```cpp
struct parsy_plan {
    parsy::Schedule S;
    int device = -1;
    std::mutex use_mu;
    bool solve_only = false;
    bool sn_mask_set = false, piece_mask_set = false;

    std::vector<void*> owned;
    std::vector<void*> launch_owned;
    parsy::DevicePattern dp;
    int64_t device_bytes = 0;
    int epoch = 0;

    double* dinv = nullptr;
    double* xscratch = nullptr;
    int64_t xscratch_len = 0;
    double* one_y[2] = {nullptr, nullptr};
    unsigned one_calls[2] = {0, 0};
    int one_cap[2] = {0, 0};
    int64_t one_bytes[2] = {0, 0};
    bool one_off = false, one_off_back = false;
    const int* solve_status_word = nullptr;

    double* h_values_dev = nullptr;
    double* h_L_dev = nullptr;
    double* h_x_dev = nullptr;
    hipStream_t h_stream = nullptr, h_copy = nullptr;
    std::vector<hipEvent_t> h_band_ev;
    bool h_ready = false;
    bool levels_open = false, levels_backward = false;
    int levels_nrhs = 0;
    std::vector<int> h_band_level;
    std::vector<std::vector<std::pair<int64_t, int64_t>>> h_band_runs;
    int64_t h_x_len = 0;

    hipStream_t side_stream = nullptr;
    hipEvent_t ev_init = nullptr;
    std::vector<hipEvent_t> ev_level_done, ev_early_done;
    bool overlap = true;

    size_t run_cursor = 0;
    int run_next_level_event = 0;
    std::vector<char> run_early_seen;
    bool factor_open = false;
    int factor_next_level = 0;

    hipEvent_t ev_f0 = nullptr, ev_f1 = nullptr, ev_s0 = nullptr, ev_s1 = nullptr;
    bool have_f = false, have_s = false;

    bool profile = false;
    double* xt = nullptr;
    int64_t xt_len = 0;
    int solve_ldq = 0;
    std::vector<hipEvent_t> pev;
    std::vector<int> pev_kind;
    std::vector<int> pev_level;
    std::vector<int> pev_count;
    std::vector<float> pev_ms;
    std::vector<double> level_ms;
    double kind_ms[10] = {0, 0, 0, 0, 0, 0, 0, 0, 0, 0};
    int kind_launches[10] = {0, 0, 0, 0, 0, 0, 0, 0, 0, 0};
    int profiled_runs = 0;
    parsy::RefineState* refine = nullptr;
    parsy::SelinvState* selinv = nullptr;
};

namespace parsy {

parsy_plan* plan_build(const PatternRef& P, const size_t* lC, const int* A2p, const int* A2i,
                       int device);
void plan_free(parsy_plan* plan);
int plan_upload_launches(parsy_plan* plan);
int plan_factor(parsy_plan* plan, const double* d_values, double* d_L, hipStream_t stream,
                bool init = true);
int plan_factor_begin(parsy_plan* plan, const double* d_values, double* d_L, hipStream_t stream, bool init);
int plan_factor_levels(parsy_plan* plan, int level0, int level1, double* d_L, hipStream_t stream);
int plan_factor_end(parsy_plan* plan, hipStream_t stream);
void plan_factor_abort(parsy_plan* plan, hipStream_t stream);
int plan_solve(parsy_plan* plan, const double* d_L, double* d_x, int nrhs, int ldx,
               hipStream_t stream);
int plan_backsolve(parsy_plan* plan, const double* d_L, double* d_x, int nrhs, int ldx, hipStream_t stream);
int plan_solve_levels(parsy_plan* plan, const double* d_L, double* d_x, int nrhs, int ldx, hipStream_t stream, int lev0,
                      int lev1, int flags);
int plan_collect_profile(parsy_plan* plan);
hipError_t grow_device(double*& buf, int64_t& len, int64_t need);

}
```

### parsy_bench_amd/csrc/kernels.hpp

```cpp
#pragma once
#include <hip/hip_runtime.h>

#include <cstdint>

#include "schedule.hpp"

namespace parsy {

constexpr int kPassLanes = 8;

struct SolveGates {
    int mrhs_min = 6;
    int chain_mrhs_min = 2;
    int bmrhs_min = 16;
    bool bmrhs_wide_only = true;
    int bchain_min_blocks = 128;
    int small_halves_min = 512;
    int sub_mrhs_min = 6;
    int xt_min = 16;
    bool xt_min_set = false;
    int wait_bias = 0;
    int sub_abl = 0;
};
SolveGates read_solve_gates();

#define PARSY_WITNESS_KERNELS(X)                                                                                     \
    X(SolveTiny, "k_solve_tiny<16>")                                                                                 \
    X(SolveSmall, "k_solve_small")                                                                                   \
    X(SolveSmallMrhs16, "k_solve_small_mrhs<16>")                                                                    \
    X(SolveSmallMrhs32, "k_solve_small_mrhs<32>")                                                                    \
    X(SolveSmallMrhs64, "k_solve_small_mrhs<64>")                                                                    \
    X(SolveSmallMrhs64Halves, "k_solve_small_mrhs<64,true>")                                                         \
    X(SolvePanel, "k_solve_panel")                                                                                   \
    X(DiagInverse, "k_diag_inverse")                                                                                 \
    X(SolveChainW2, "k_solve_chain_w<2>")                                                                            \
    X(SolveChainW4, "k_solve_chain_w<4>")                                                                            \
    X(SolveBlocksMrhsNarrow, "k_solve_blocks_mrhs<true>")                                                            \
    X(SolveBlocksMrhs, "k_solve_blocks_mrhs<false>")                                                                 \
    X(TransposeX, "k_transpose_x")                                                                                   \
    X(SolveArmWide, "k_solve_arm_wide")                                                                              \
    X(SolveOne1, "k_solve_one<1>")                                                                                   \
    X(SolveOne4, "k_solve_one<4>")                                                                                   \
    X(SolveOne8, "k_solve_one<8>")                                                                                   \
    X(BsolveOne1, "k_bsolve_one<1>")                                                                                 \
    X(BsolveOne4, "k_bsolve_one<4>")                                                                                 \
    X(BsolveOne8, "k_bsolve_one<8>")                                                                                 \
    X(BsolveBlock1, "k_bsolve_block<1>")                                                                             \
    X(BsolveBlock4, "k_bsolve_block<4>")                                                                             \
    X(BsolveBlockMrhs1, "k_bsolve_block_mrhs<1>")                                                                    \
    X(BsolveBlockMrhs4, "k_bsolve_block_mrhs<4>")                                                                    \
    X(BsolveChainMrhs, "k_bsolve_chain_mrhs")                                                                        \
    X(BsolveTiny16, "k_bsolve_tiny<16>")                                                                             \
    X(BsolveTiny32, "k_bsolve_tiny<32>")                                                                             \
    X(BsolveTinyMrhs, "k_bsolve_tiny_mrhs")                                                                          \
    X(BsolveBelow, "k_bsolve_below")                                                                                 \
    X(BsolveChainW, "k_bsolve_chain_w")                                                                              \
    X(SolveFixup, "k_solve_fixup")                                                                                   \
    X(RhsOnes, "k_rhs_ones")                                                                                         \
    X(CopySegments, "k_copy_segments")                                                                               \
    X(SolveSubMrhs, "k_solve_sub_mrhs")                                                                              \
    X(BsolveSubMrhs, "k_bsolve_sub_mrhs")
enum WitnessKernel : int {
#define PARSY_WITNESS_ENUM(id, name) kW##id,
    PARSY_WITNESS_KERNELS(PARSY_WITNESS_ENUM)
#undef PARSY_WITNESS_ENUM
    kWitnessCount
};
void witness_launch(WitnessKernel k);

struct DevicePattern {
    const SnDesc* sn = nullptr;
    const SnDesc* csn = nullptr;
    const UpdDesc* upd = nullptr;
    const int32_t* relpos = nullptr;
    const int64_t* a_dst = nullptr;
    const int32_t* rows = nullptr;
    const WaveEntry* wave_entries = nullptr;
    const int64_t* wave_ptr = nullptr;
    const int64_t* split_ranges = nullptr;
    double* tile_scratch = nullptr;
    const int32_t* small_list = nullptr;
    const int32_t* small_ranges = nullptr;
    const int32_t* solve_small_ranges = nullptr;
    const int32_t* bsolve_ranges = nullptr;
    const TileDesc* tiles = nullptr;
    const WaveEntry* big_entries = nullptr;
    const TileDesc* big_tasks = nullptr;
    const int32_t* solve_small_list = nullptr;
    const PanelDesc* solve_panels = nullptr;
    const PanelDesc* solve_mtasks = nullptr;
    const int32_t* solve_fix_list = nullptr;
    const int32_t* solve_wide_list = nullptr;
    const PanelDesc* bsolve_pairs = nullptr;
    const PanelDesc* bsolve_below = nullptr;
    double* bpart = nullptr;
    const PanelDesc* bsolve_blocks = nullptr;
    const SubMember* sub_members = nullptr;
    const SubTree* sub_trees = nullptr;
    const uint16_t* sub_slots = nullptr;
    const int32_t* sub_out_rows = nullptr;
    int sub_ntiers = 0;
    int* info = nullptr;
    int* tflags = nullptr;
    int n_tflags = 0;
    int* tickets = nullptr;
    int* sinfo = nullptr;
    int* stickets = nullptr;
    struct OneDev {
        const SnDesc* sn = nullptr;
        const int64_t* slot0 = nullptr;
        const int32_t* wleft = nullptr;
        const int32_t* pull_ptr = nullptr;
        const int32_t* pull_slot = nullptr;
        const int32_t* pull_pos = nullptr;
        int nblocks = 0;
        int64_t nslots = 1;
    } one_f, one_b;
    SolveGates gates;
};

void launch_scatter_a(const double* values, const int64_t* a_dst, double* L, int64_t nnz,
                      hipStream_t stream);
void launch_chol_small(const DevicePattern& P, int first, int count, int lds_bytes, int stage_cap, bool subtrees,
                       double* L, hipStream_t stream);
void launch_chol_big(const DevicePattern& P, int first, int count, double* L, hipStream_t stream);
void launch_chol_dense(const DevicePattern& P, int first, int count, double* L, hipStream_t stream);
void launch_chol_tiles(const DevicePattern& P, int first, int count, double* L, hipStream_t stream);
int chain_workgroups_per_cu();
void launch_chol_chain(const DevicePattern& P, int first, int count, int ticket, int epoch, bool rows, double* L,
                       hipStream_t stream);

void launch_solve_small(const DevicePattern& P, int first, int count, int wmax, bool subtrees, const double* L,
                        double* x, int nrhs, int ldx, int ldq, hipStream_t stream);
void launch_solve_one(const DevicePattern& P, const double* L, double* x, int nrhs, int ldx,
                      double* y, double* y_next, int* state, int* state_next, int wait_bias, int cap, hipStream_t stream);
void launch_bsolve_one(const DevicePattern& P, int n, const double* L, double* x, int nrhs, int ldx,
                       double* y, double* y_next, int* state, int* state_next, int wait_bias, int cap, hipStream_t stream);
void launch_solve_panel(const DevicePattern& P, int first, int count, const double* L, double* x,
                        double* xscratch, int nrhs, int ldx, hipStream_t stream);
void launch_solve_chain(const DevicePattern& P, int first, int count, const double* L, const double* dinv, double* x,
                        double* xscratch, int ticket, int wait_bias, hipStream_t stream);
void launch_solve_blocks_mrhs(const DevicePattern& P, int first, int count, const double* L, const double* dinv,
                              double* x, double* xscratch, int nrhs, int ldx, int ldq, int ticket, int wait_bias,
                              hipStream_t stream);
void launch_transpose_x(double* x, int64_t ldx, double* xt, int64_t ldq, int n, int nrhs, bool to_rows, hipStream_t stream);
void launch_solve_sub_mrhs(const DevicePattern& P, const SubTier& T, const double* L, double* x, int nrhs, int ldx, int ldq,
                           hipStream_t stream);
void launch_bsolve_sub_mrhs(const DevicePattern& P, const SubTier& T, const double* L, double* x, int nrhs, int ldx,
                            hipStream_t stream);
int solve_sub_prepare(int max_slots);
hipError_t solve_arm_handoff(double* xscratch, int64_t n, hipStream_t stream);
void launch_solve_arm_wide(const DevicePattern& P, int npairs, double* xscratch, int nrhs, int ldx, int ldq, int ntickets,
                           hipStream_t stream);
void launch_diag_inverse(const DevicePattern& P, int count, const double* L, double* dinv,
                         hipStream_t stream);
void launch_bsolve_chain_w(const DevicePattern& P, int first, int count, const double* L, const double* dinv,
                           double* x, double* xscratch, int ticket, int wait_bias, hipStream_t stream);
void launch_bsolve_below(const DevicePattern& P, int first, int count, const double* L, const double* x, hipStream_t stream);
void launch_bsolve_block(const DevicePattern& P, int first, int count, const double* L, const double* dinv,
                         double* x, double* xscratch, int nrhs, int ldx, int mode, int tiny, int ticket,
                         int wait_bias, hipStream_t stream);
void launch_rhs_ones(const DevicePattern& P, int nsuper, int max_rows, const double* L, double* b,
                     hipStream_t stream);
void launch_copy_segments(double* dst, const double* src, const int64_t* dst_off, const int64_t* src_off,
                          const int32_t* len, int64_t nseg, hipStream_t stream);
void launch_solve_fixup(const DevicePattern& P, int first, int count, double* x,
                        const double* xscratch, int nrhs, int ldx, hipStream_t stream);

}
```

### parsy_bench_amd/csrc/schedule.cpp

```cpp
#include "schedule.hpp"

#include <cstdio>
#include <map>
#include <algorithm>
#include <queue>
#include <climits>
#include <cmath>
#include <cstdlib>
#include <cstdint>
#include <functional>
#include <stdexcept>
#include <string>
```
=-=-=
> [YOUR TASK] For each line in the data that contains the string "csrc", give a copy of that line.

> [ANSWER AREA]
### parsy_bench_amd/csrc/kernels.hpp
### parsy_bench_amd/csrc/schedule.cpp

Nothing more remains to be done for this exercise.